Results and discussion

Characterization of the modified Algs

The values of M_v, M_n, and M_w are summarized in Table 1. It is shown that the radiation caused long-chain breakages. Oxidation of Alg also caused decrease in MW in addition to introducing new functional groups to the chains.

Table 1.

M_v, M_n, M_w, and aldehydes analyses (formyls/mol of Alg)) for the modified Algs.

Alg type	M_v (Da)	M_n (Da)	M_w (Da)	Degree of aldehyde substitution ± SEM
1. HMW-Alg	2.8 × 10⁵	1.3 × 10²	3 × 10⁵	0.0002
2. Irradiated Alg (50 kGy)	0.8 × 10⁵	8 × 10	0.7 × 10⁵	0.0002
3. Oxidized Alg	1 × 10⁵	8.4 × 10	0.9 × 10⁵	0.085 ± 0.012

Alg: alginate.
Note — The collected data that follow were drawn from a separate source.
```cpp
__global__ void __launch_bounds__(512, 2) k_gemm_resid_ln(const GemmLnArgs a) {
  using T = TileLN;
  extern __shared__ __attribute__((aligned(16))) char smem[];
  const WavePos<T> w;
  const int64_t t0 = (int64_t)blockIdx.x * T::TL;
  char* sW = smem;
  char* sA = smem + 3 * LN_R_BYTES;
  GemmAcc<T> acc;
  acc.zero();
  CONVDR_LN_TRACE(0)
  const int nk = a.K / LN_SLICE;
  const int sw = (w.li >> 2) & 3;
  const int offR = (w.wr * T::MT * 32 + w.li) * 64;
  const int offL = (w.wl * T::NT * 32 + w.li) * 64;

  StageSrc srcW = a.Wks ? ln_stage_src<LN_W_WAVES, LN_W_FIRST>(a.Wks, LN_SLICE, 0, (int64_t)T::TR * (a.K / LN_SLICE), w.wave, w.lane)
                        : ln_stage_src<LN_W_WAVES, LN_W_FIRST>(a.W, a.K, 0, T::TR, w.wave, w.lane);
  const uint32_t w_slice_stride = a.Wks ? T::TR * LN_SLICE * 2 : LN_SLICE * 2;
  StageSrc srcA = ln_stage_src<LN_A_WAVES, LN_A_FIRST>(a.A, a.K, t0, a.rows, w.wave, w.lane);
  uint32_t a_slice_stride = LN_SLICE * 2;
  if (a.a_blocked) {
    const int64_t rows32 = (a.rows + 31) & ~(int64_t)31;
    const int64_t blk_elems = (int64_t)(a.K >> 3) * 256;
    int64_t bytes = (rows32 - t0) / 32 * blk_elems * 2;
    bytes = bytes < 0 ? 0 : (bytes > 0xffffffffll ? 0xffffffffll : bytes);
    const uint64_t base = (uint64_t)(a.A + (t0 >> 5) * blk_elems);
    const uint32_t lo = __builtin_amdgcn_readfirstlane((uint32_t)base);
    const uint32_t hi = __builtin_amdgcn_readfirstlane((uint32_t)(base >> 32));
    const uint32_t nb = __builtin_amdgcn_readfirstlane((uint32_t)bytes);
    srcA.rsrc = __builtin_amdgcn_make_buffer_rsrc((void*)(((uint64_t)hi << 32) | lo), 0, nb, 0x00020000);
    const int wv = w.wave >= LN_A_FIRST ? w.wave - LN_A_FIRST : 0;
    const int row = wv * 16 + (w.lane >> 2);
    const int gch = (w.lane & 3) ^ ((row >> 2) & 3);
    srcA.voff = (uint32_t)((row >> 5) * blk_elems * 2 + gch * 512 + (row & 31) * 16);
    srcA.round_pitch = __builtin_amdgcn_readfirstlane((uint32_t)((16 * LN_A_WAVES / 32) * blk_elems * 2));
    a_slice_stride = 4 * 512;
  }
  static_assert((16 * LN_A_WAVES) % 32 == 0 && TileLN::TL % (16 * LN_A_WAVES) == 0, "blocked A staging: rounds of whole 32-token blocks");
  constexpr int LN_W_DPW = T::TR / (16 * LN_W_WAVES);
  const bool w_wave = w.wave >= LN_W_FIRST && w.wave < LN_W_FIRST + LN_W_WAVES;
  ln_stage32<T::TR, LN_W_WAVES, LN_W_FIRST>(srcW, 0, sW, w.wave, w_slice_stride);
  ln_stage32<T::TL, LN_A_WAVES, LN_A_FIRST, LN_A_AUX>(srcA, 0, sA, w.wave, a_slice_stride);
  if (nk > 1) ln_stage32<T::TR, LN_W_WAVES, LN_W_FIRST>(srcW, 1, sW + LN_R_BYTES, w.wave, w_slice_stride);
#ifdef CONVDR_ENABLE_TRACE
#define CONVDR_LN_STEP(i)                                                                                     \
  if (a.trace && kt == 8 + (i) / 5 && w.lane == 0 && blockIdx.x < 256)                                        \
    a.trace[2048 * 16 + blockIdx.x * 64 + w.wave * 8 + (i)] = __builtin_amdgcn_s_memtime();
#else
#define CONVDR_LN_STEP(i)
#endif
  int wslot = 0;
  for (int kt = 0; kt < nk; ++kt) {
    CONVDR_LN_STEP(5)
    CONVDR_LN_STEP(0)
    if (kt + 1 < nk && w_wave) asm volatile("s_waitcnt vmcnt(%0)" ::"n"(LN_W_DPW) : "memory");
    else lds_dma_wait_all();
    CONVDR_LN_STEP(1)
    lds_barrier();
    CONVDR_LN_STEP(2)
    if (kt + 1 < nk) ln_stage32<T::TL, LN_A_WAVES, LN_A_FIRST, LN_A_AUX>(srcA, kt + 1, sA + ((kt + 1) & 1) * LN_L_BYTES, w.wave, a_slice_stride);
    const bool issue_w = kt + 2 < nk;
    char* w_dst = sW + (wslot == 0 ? 2 : wslot - 1) * LN_R_BYTES;
    CONVDR_LN_STEP(3)
    const char* tR = sW + wslot * LN_R_BYTES + offR;
    const char* tL = sA + (kt & 1) * LN_L_BYTES + offL;
    wslot = wslot == 2 ? 0 : wslot + 1;
    {
      constexpr int UNITS = 2 * T::MT;
      static_assert(T::NT == 2, "TileLN: two activation fragments per sub-step");
      const int ch0 = ((0 + w.hi) ^ sw) * 16, ch1 = ((2 + w.hi) ^ sw) * 16;
      bf16x8 fb[2][T::NT], fa[3];
      auto load_a = [&](int u) { fa[u % 3] = *(const bf16x8*)(tR + (u % T::MT) * 32 * 64 + (u < T::MT ? ch0 : ch1)); };
#pragma unroll
      for (int j = 0; j < T::NT; ++j) fb[0][j] = *(const bf16x8*)(tL + j * 32 * 64 + ch0);
      load_a(0);
      load_a(1);
#pragma unroll
      for (int u = 0; u < UNITS; ++u) {
        if (u + 2 < UNITS) load_a(u + 2);
        if (u == 2) {
#pragma unroll
          for (int j = 0; j < T::NT; ++j) fb[1][j] = *(const bf16x8*)(tL + j * 32 * 64 + ch1);
        }
#pragma unroll
        for (int j = 0; j < T::NT; ++j)
          acc.c[u % T::MT][j] = __builtin_amdgcn_mfma_f32_32x32x16_bf16(fa[u % 3], fb[u / T::MT][j], acc.c[u % T::MT][j], 0, 0, 0);
      }
      __builtin_amdgcn_sched_group_barrier(0x100, T::NT + 2, 0);
#pragma unroll
      for (int u = 0; u < UNITS; ++u) {
        if (u + 2 < UNITS) __builtin_amdgcn_sched_group_barrier(0x100, 1, 0);
        if (u == 2) __builtin_amdgcn_sched_group_barrier(0x100, T::NT, 0);
        __builtin_amdgcn_sched_group_barrier(0x008, T::NT, 0);
      }
    }
    if (issue_w) ln_stage32<T::TR, LN_W_WAVES, LN_W_FIRST>(srcW, kt + 2, w_dst, w.wave, w_slice_stride);
    CONVDR_LN_STEP(4)
  }

  if (a.dbg_skip_epi) {
    float s = 0.f;
#pragma unroll
    for (int mt = 0; mt < T::MT; ++mt)
#pragma unroll
      for (int nt = 0; nt < T::NT; ++nt)
#pragma unroll
        for (int r = 0; r < 16; ++r) s += acc.c[mt][nt][r];
    if (s == 12345.678f) a.X[0] = f32_to_bf16(s);
    return;
  }
  CONVDR_LN_TRACE(1)
  __syncthreads();
  float* sBias = (float*)smem;
  float* sGam = sBias + 768;
  float* sBet = sGam + 768;
  float* sRed = sBet + 768;
  float* sStat = sRed + 128 * 8;
  char* sC = smem + 16384;
  const int slot = w.wr * 2 + w.hi;
  const StageSrc srcR = ln_stage_src(a.R, 768, t0, a.rows, w.wave, w.lane);
  const __amdgpu_buffer_rsrc_t dstX = ln_stage_src(a.X, 768, t0, a.rows, w.wave, w.lane).rsrc;
  typedef __attribute__((address_space(3))) u32x2_t lds_u2_t;
  static_assert((16384 & 511) == 0, "the image base must leave bits 4-8 to the swizzle");
  auto img_base = [&](int lrl) { return lds_off(sC) + (uint32_t)(lrl * 1536 + ((lrl & 31) << 4) + w.hi * 8); };
  auto img_at = [&](uint32_t B, int chunk) {
    return (lds_u2_t*)(uintptr_t)((B ^ (uint32_t)((chunk & 31) << 4)) + (uint32_t)((chunk & ~31) << 4));
  };
  auto opaque = [](int x) {
    asm volatile("" : "+v"(x));
    return x;
  };
  CONVDR_LN_TRACE(2)
#pragma unroll
  for (int nt = 0; nt < T::NT; ++nt) {
    if (nt) __syncthreads();
    const int tid_a = opaque((int)threadIdx.x);
    int lr = tid_a / 96, pp = tid_a - lr * 96;
#pragma unroll
    for (int i = 0; i < 12; ++i) {
      const int c = (pp & ~31) | ((pp ^ lr) & 31);
      const int tok = (lr >> 5) * 64 + nt * 32 + (lr & 31);
      __builtin_amdgcn_raw_ptr_buffer_load_lds(srcR.rsrc, (lptr_t)(sC + (i * 512 + w.wave * 64) * 16), 16,
                                               (uint32_t)(tok * 1536 + c * 16), 0, 0, 0);
      pp += 32; lr += 5;
      if (pp >= 96) { pp -= 96; lr += 1; }
    }
    if (nt == 0) {
      for (int i = threadIdx.x; i < 768; i += 512) { sBias[i] = a.bias[i]; sGam[i] = a.gamma[i]; sBet[i] = a.beta[i]; }
      CONVDR_LN_TRACE(8)
    }
    lds_dma_wait_all();
    if (nt == 0) { CONVDR_LN_TRACE(9) }
    __syncthreads();
    if (nt == 0) { CONVDR_LN_TRACE(10) }
    float s = 0.f;
    const uint32_t imgB = img_base(opaque(w.wl * 32 + w.li));
#pragma unroll
    for (int mt = 0; mt < T::MT; ++mt) {
      u32x2_t res[4];
#pragma unroll
      for (int g = 0; g < 4; ++g) res[g] = *img_at(imgB, (w.wr * T::MT + mt) * 4 + g);
#pragma unroll
      for (int g = 0; g < 4; ++g) {
        f32x16& v = acc.c[mt][nt];
        const float4 bv = *(const float4*)(sBias + w.r_base(mt, g));
        const u32x2_t r = res[g];
        v[4 * g + 0] += bv.x + __uint_as_float(r.x << 16);
        v[4 * g + 1] += bv.y + __uint_as_float(r.x & 0xffff0000u);
        v[4 * g + 2] += bv.z + __uint_as_float(r.y << 16);
        v[4 * g + 3] += bv.w + __uint_as_float(r.y & 0xffff0000u);
        s += (v[4 * g + 0] + v[4 * g + 1]) + (v[4 * g + 2] + v[4 * g + 3]);
      }
    }
    sRed[(w.wl * 64 + nt * 32 + w.li) * 8 + slot] = s;
    if (nt == 0) { CONVDR_LN_TRACE(11) }
  }
  CONVDR_LN_TRACE(3)
  __syncthreads();
  CONVDR_LN_TRACE(4)
  if (threadIdx.x < 128) {
    const float* p = sRed + threadIdx.x * 8;
    sStat[threadIdx.x] = (((p[0] + p[1]) + (p[2] + p[3])) + ((p[4] + p[5]) + (p[6] + p[7]))) * (1.f / 768.f);
  }
  __syncthreads();
  float mean[T::NT];
#pragma unroll
  for (int nt = 0; nt < T::NT; ++nt) {
    mean[nt] = sStat[w.wl * 64 + nt * 32 + w.li];
    float q = 0.f;
#pragma unroll
    for (int mt = 0; mt < T::MT; ++mt)
#pragma unroll
      for (int r = 0; r < 16; ++r) {
        const float d = acc.c[mt][nt][r] - mean[nt];
        q += d * d;
      }
    sRed[(w.wl * 64 + nt * 32 + w.li) * 8 + slot] = q;
  }
  CONVDR_LN_TRACE(5)
  __syncthreads();
  if (threadIdx.x < 128) {
    const float* p = sRed + threadIdx.x * 8;
    const float var = (((p[0] + p[1]) + (p[2] + p[3])) + ((p[4] + p[5]) + (p[6] + p[7]))) * (1.f / 768.f);
    sStat[128 + threadIdx.x] = rsqrtf(var + a.eps);
  }
  __syncthreads();
  CONVDR_LN_TRACE(6)
#pragma unroll
  for (int nt = 0; nt < T::NT; ++nt) {
    if (nt) __syncthreads();
    const float rstd = sStat[128 + w.wl * 64 + nt * 32 + w.li];
    const uint32_t imgB = img_base(opaque(w.wl * 32 + w.li));
#pragma unroll
    for (int mt = 0; mt < T::MT; ++mt)
#pragma unroll
      for (int g = 0; g < 4; ++g) {
        const int f = w.r_base(mt, g);
        const float4 gg = *(const float4*)(sGam + f), bb = *(const float4*)(sBet + f);
        const f32x16& v = acc.c[mt][nt];
        u32x2_t o;
        o.x = pack_bf16x2((v[4 * g + 0] - mean[nt]) * rstd * gg.x + bb.x, (v[4 * g + 1] - mean[nt]) * rstd * gg.y + bb.y);
        o.y = pack_bf16x2((v[4 * g + 2] - mean[nt]) * rstd * gg.z + bb.z, (v[4 * g + 3] - mean[nt]) * rstd * gg.w + bb.w);
        *img_at(imgB, (w.wr * T::MT + mt) * 4 + g) = o;
      }
    if (nt == 0) { CONVDR_LN_TRACE(12) }
    __syncthreads();
    if (nt == 0) { CONVDR_LN_TRACE(13) }
    const int tid_s = opaque((int)threadIdx.x);
    int lr = tid_s / 96, pp = tid_s - lr * 96;
#pragma unroll
    for (int i0 = 0; i0 < 12; i0 += 4) {
      u32x4_t v4[4];
#pragma unroll
      for (int j = 0; j < 4; ++j) v4[j] = *(const u32x4_t*)(sC + ((i0 + j) * 512 + tid_s) * 16);
#pragma unroll
      for (int j = 0; j < 4; ++j) {
        const int c = (pp & ~31) | ((pp ^ lr) & 31);
        const int tok = (lr >> 5) * 64 + nt * 32 + (lr & 31);
        __builtin_amdgcn_raw_buffer_store_b128(v4[j], dstX, (uint32_t)(tok * 1536 + c * 16), 0, NT_LN ? 2 : 0);
        pp += 32; lr += 5;
        if (pp >= 96) { pp -= 96; lr += 1; }
      }
    }
    if (nt == 0) { CONVDR_LN_TRACE(14) }
  }
  CONVDR_LN_TRACE(7)
}

}
```

Baseline: 44930.

## Seed GEMM accumulators with bias and restructure LN epilogue image layout

Initializes the accumulators with the bias vector loaded straight from global memory instead of zeroing them, which removes the bias staging to LDS and the per-element bias add in the epilogue. The residual staging and output stores switch to a banded image layout whose offsets are computed once per thread, replacing the per-iteration div/mod index stepping. Mean subtraction is folded into the variance pass and the sum and variance loops use packed float2 arithmetic (FMA). These changes reduce epilogue ALU and LDS work, at the cost of extra registers live during the GEMM main loop and a more complex address mapping that has to stay consistent between the load and store paths.

Result: no change. 44850 (-0.2%).

```diff
diff --git a/convdr_amd/csrc/gemm_ln.hpp b/convdr_amd/csrc/gemm_ln.hpp
--- a/convdr_amd/csrc/gemm_ln.hpp
+++ b/convdr_amd/csrc/gemm_ln.hpp
@@ -75,7 +75,19 @@
   char* sW = smem;
   char* sA = smem + 3 * LN_R_BYTES;
   GemmAcc<T> acc;
-  acc.zero();
+  auto opaque = [](int x) {
+    asm volatile("" : "+v"(x));
+    return x;
+  };
+  const float* bias_hi = a.bias + 4 * opaque(w.hi);
+#pragma unroll
+  for (int mt = 0; mt < T::MT; ++mt)
+#pragma unroll
+    for (int g = 0; g < 4; ++g) {
+      const float4 bv = *(const float4*)(bias_hi + (w.wr * T::MT + mt) * 32 + 8 * g);
+      acc.c[mt][0][4 * g + 0] = bv.x; acc.c[mt][0][4 * g + 1] = bv.y;
+      acc.c[mt][0][4 * g + 2] = bv.z; acc.c[mt][0][4 * g + 3] = bv.w;
+    }
   CONVDR_LN_TRACE(0)
   const int nk = a.K / LN_SLICE;
   const int sw = (w.li >> 2) & 3;
@@ -107,6 +119,12 @@
   static_assert((16 * LN_A_WAVES) % 32 == 0 && TileLN::TL % (16 * LN_A_WAVES) == 0, "blocked A staging: rounds of whole 32-token blocks");
   constexpr int LN_W_DPW = T::TR / (16 * LN_W_WAVES);
   const bool w_wave = w.wave >= LN_W_FIRST && w.wave < LN_W_FIRST + LN_W_WAVES;
+#pragma unroll
+  for (int mt = 0; mt < T::MT; ++mt) {
+    asm volatile("" : "+v"(acc.c[mt][0]));
+#pragma unroll
+    for (int nt = 1; nt < T::NT; ++nt) acc.c[mt][nt] = acc.c[mt][0];
+  }
   ln_stage32<T::TR, LN_W_WAVES, LN_W_FIRST>(srcW, 0, sW, w.wave, w_slice_stride);
   ln_stage32<T::TL, LN_A_WAVES, LN_A_FIRST, LN_A_AUX>(srcA, 0, sA, w.wave, a_slice_stride);
   if (nk > 1) ln_stage32<T::TR, LN_W_WAVES, LN_W_FIRST>(srcW, 1, sW + LN_R_BYTES, w.wave, w_slice_stride);
@@ -179,8 +197,7 @@
   }
   CONVDR_LN_TRACE(1)
   __syncthreads();
-  float* sBias = (float*)smem;
-  float* sGam = sBias + 768;
+  float* sGam = (float*)smem;
   float* sBet = sGam + 768;
   float* sRed = sBet + 768;
   float* sStat = sRed + 128 * 8;
@@ -190,38 +207,40 @@
   const __amdgpu_buffer_rsrc_t dstX = ln_stage_src(a.X, 768, t0, a.rows, w.wave, w.lane).rsrc;
   typedef __attribute__((address_space(3))) u32x2_t lds_u2_t;
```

There were no significant differences in the aldehyde substitution (%) in the oxidized alginate (n = 3) versus the raw Alg (p = 0.434).

Characterization of the prepared hydrogels

FTIR spectroscopic characterization

FTIR spectroscopy has been used to test and explain the interactions between functional groups of the oppositely charged polyions. When two immiscible polymers are brought together, the resulting IR spectrum will be expected to be the sum of spectra for the individual compounds as they will have the same environment of their pure states.¹⁹ When they are by contrary miscible, intermolecular interactions may occur, and this will be reflected in changes on the IR spectra of the mixture such as wavenumber shifts, band broadening, and the appearance of new absorption bands as evidences of the polymers miscibility. The FTIR-spectra for the physical mixture of Algs, Algs with Ch, and the irradiated PECs membranes are shown in Figure 1. Many free (Na-Alg) characteristic peaks appeared with the chart of the PEC (e.g. the asymmetric stretching mode of CH₂ group at 2931 cm^–1).²⁰ The peaks for C–O stretching vibrations of the PEC appeared at 1084 and 1039 cm^–1 without any differences from their locations with the physical mixture of the polymers. Shifting occurred for the band 1432 cm⁻¹ with the physical mixture of the polymers to 1415 cm⁻¹ with the PEC chart indicating the deproteination of most Algs along with 1262 cm^–1 band with the binding of Alg with NH₃⁺ groups of Ch via hydrogen bonding. The characteristic amide III band of Ch at 1326 cm^–1 disappeared with complexation. In addition, the irradiation activated the formation of free radicals, which induced the binding of -OH groups together as well as with NH₃⁺ groups of Ch causing shifting for the stretching peak of -OH groups to appear at 3444 cm^–1. No such absorption peaks were observed for the simple mixture of polyions.

Figure 1.

FTIR spectra for alginates mixture, Algs/Ch mixture, and the PEC membrane. Alg: alginate; Ch: chitosan.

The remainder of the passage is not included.